Let this rise for as long as it takes to arrive at double the volume (I the oven it should take about 1 hour, out of the oven it could take up to 2 – 2½ hours, depending on the temperature of your home. If your home is in the 70° area, it might take only 1 hour and ½). I always put it in a bowl, and then put it in an oven that had been turned on, then turned off once the elements got red, and the light turned on. If you own a gas stove with a pilot, just use it as is, no pre-heating needed. Make sure the bowl is covered with a damp cloth, not wet, but well wrong out, damp cloth. Once it has doubled in volume, take it out of the bowl and get the air out of it. I know most people say punch it down, but I don’t punch it down, I roll it between my hands, on a board, until all the air bubbles are more evenly distributed. This process also re-stimulates the yeast. 

Now Place it back in the bowl and if you used the oven, back in the oven. Again until doubled in size. If the ambient temperature hasn’t changed, this should be about half the original time. 

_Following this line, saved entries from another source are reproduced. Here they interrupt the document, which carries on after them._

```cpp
extern "C" __attribute__((visibility("hidden"))) int zs_gemm_skinny_internal(int M, int N, int K, int dtype, const void* A, int lda,
                                       const void* W, int ldw, const float* bias,
                                       const float* residual, int ldr, void* out, int ldo,
                                       int out_dtype, int act, float* workspace, void* stream) {
  ZS_REQUIRE(M > 0 && M <= SK_MAX_M, "skinny gemm: M <= %d", SK_MAX_M);
  const int s = skinny_splits(N, K);
  ZS_REQUIRE(s > 0, "skinny gemm: K=%d must be a multiple of 64", K);
  const int ntiles = cdiv(N, SK_BN), rb = cdiv(M, 64);
  ZS_REQUIRE(s == 1 || workspace != nullptr, "skinny gemm: needs the zeroed workspace");
  ZS_REQUIRE(ntiles * rb <= SK_MAX_TILES, "skinny gemm: N too large");
  SkinnyArgs g{M, N, K, lda, ldw, ldr, ldo, s, K / s, rb, ntiles, A, W, bias, residual, out,
               out_dtype, act, reinterpret_cast<int*>(workspace), workspace + SK_MAX_TILES};
  dim3 grid(ntiles * s * rb);
#define SKL(T, MODE_) hipLaunchKernelGGL((gemm_skinny_kernel<T, MODE_>), grid, dim3(256), 0, S(stream), g)
  if (dtype == ZS_BF16) {
    if (g_skinny_mode == 1) SKL(bf16_t, 1); else SKL(bf16_t, 0);
  } else {
    if (g_skinny_mode == 1) SKL(float, 1); else SKL(float, 0);
  }
#undef SKL
  ZS_LAUNCH_CHECK();
  return 0;
}
```

Measured before the change: 8001.

## Add persistent ring-buffered lean GEMM overlapping next-tile prefetch with epilogue

Adds a persistent 128x128 GEMM kernel that walks tiles with an XCD-aware grouped schedule. It prefetches the next tile's first K stages, plus its bias and residual, while the current tile's epilogue runs, reusing LDS stages outside the epilogue slab. The kernel runs two workgroups per CU and uses counted vmcnt waits and raw ds_read in the epilogue. Ring mode 5 (2 stages, BK=64) becomes the default for the large lean path, which adds code complexity and raises LDS-aliasing and synchronisation risk.

```diff
diff --git a/zero-shot-aac_amd/csrc/gemm.hip b/zero-shot-aac_amd/csrc/gemm.hip
--- a/zero-shot-aac_amd/csrc/gemm.hip
+++ b/zero-shot-aac_amd/csrc/gemm.hip
@@ -60,7 +60,7 @@
   store_out(g.out, g.out_dtype, (long)m * g.ldo + n, v);
 }
 
-template <int ACT, int WN>
+template <int ACT, int WN, bool RAWRD = false>
 __device__ __forceinline__ void epi_slab(const GemmArgs& g, const float* slab, int mr0, int nc0,
                                          int z, bool vec_out, bool vec_res, const float (&bb)[8],
                                          const float4 (&res)[WN / 16][2]) {
@@ -73,8 +73,15 @@
     const int r = idx / Q, c = (idx % Q) * 8;
     const int m = mr0 + r, n = nc0 + c;
     if (m >= g.M || n >= g.N) continue;
-    const float4 a0 = *reinterpret_cast<const float4*>(slab + r * WN + c);
-    const float4 a1 = *reinterpret_cast<const float4*>(slab + r * WN + c + 4);
+    float4 a0, a1;
+    if constexpr (RAWRD) {
+      const unsigned ad = (unsigned)(uintptr_t)(lds_ptr_t)(void*)(slab + r * WN + c);
+      asm volatile("ds_read_b128 %0, %2\n\tds_read_b128 %1, %2 offset:16\n\ts_waitcnt lgkmcnt(0)"
+                   : "=&v"(a0), "=&v"(a1) : "v"(ad) : "memory");
+    } else {
+      a0 = *reinterpret_cast<const float4*>(slab + r * WN + c);
+      a1 = *reinterpret_cast<const float4*>(slab + r * WN + c + 4);
+    }
     float v[8] = {a0.x, a0.y, a0.z, a0.w, a1.x, a1.y, a1.z, a1.w};
     const int nv = min(8, g.N - n);
     const bool full = nv == 8;
@@ -328,6 +335,190 @@
   }
 }
 
+typedef __attribute__((ext_vector_type(4))) float f32x4_t;
+template <int NS, int BK_>
+__global__ __launch_bounds__(256, 2) void gemm_lean_ring_kernel(GemmArgs g) {
+  constexpr int BM = 128, BN = 128;
+  using FT = FastTile<BM, BN, 2, 2, BK_>;
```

Now If you are using the oven method to proof your bread you will have to time this next part a bit. Once the dough has risen to double (or close to) it’s volume when you put it in the second time, you take it our of the bowl and redistribute the air bubbles again. If you are going to form your bread into a loaf, put it aside and cover it. Go get your bread pans and grease them, I use ½ liquid lecithin and ½ extra virgin olive oil, a very thin coat. Use what ever you feel is best. After you bread has rested for ten minutes, not more please, if you do you will see why, form it into a loaf by first gently flattening it, into a flat rectangle shape. Now fold in the two sides about ¼ to ½ and inch. Now roll into a cylinder closing the seem at the bottom as well as you can. It gets easier with time. Put it the pan and let rise till double in size, usually half the time of the step before. You can use the oven if you want but you do have to take the bread out of the oven early enough to let the oven warm up and so your bread doesn’t over proof. This last process usually take about ½ an hour. Your oven should be at about 450° F. 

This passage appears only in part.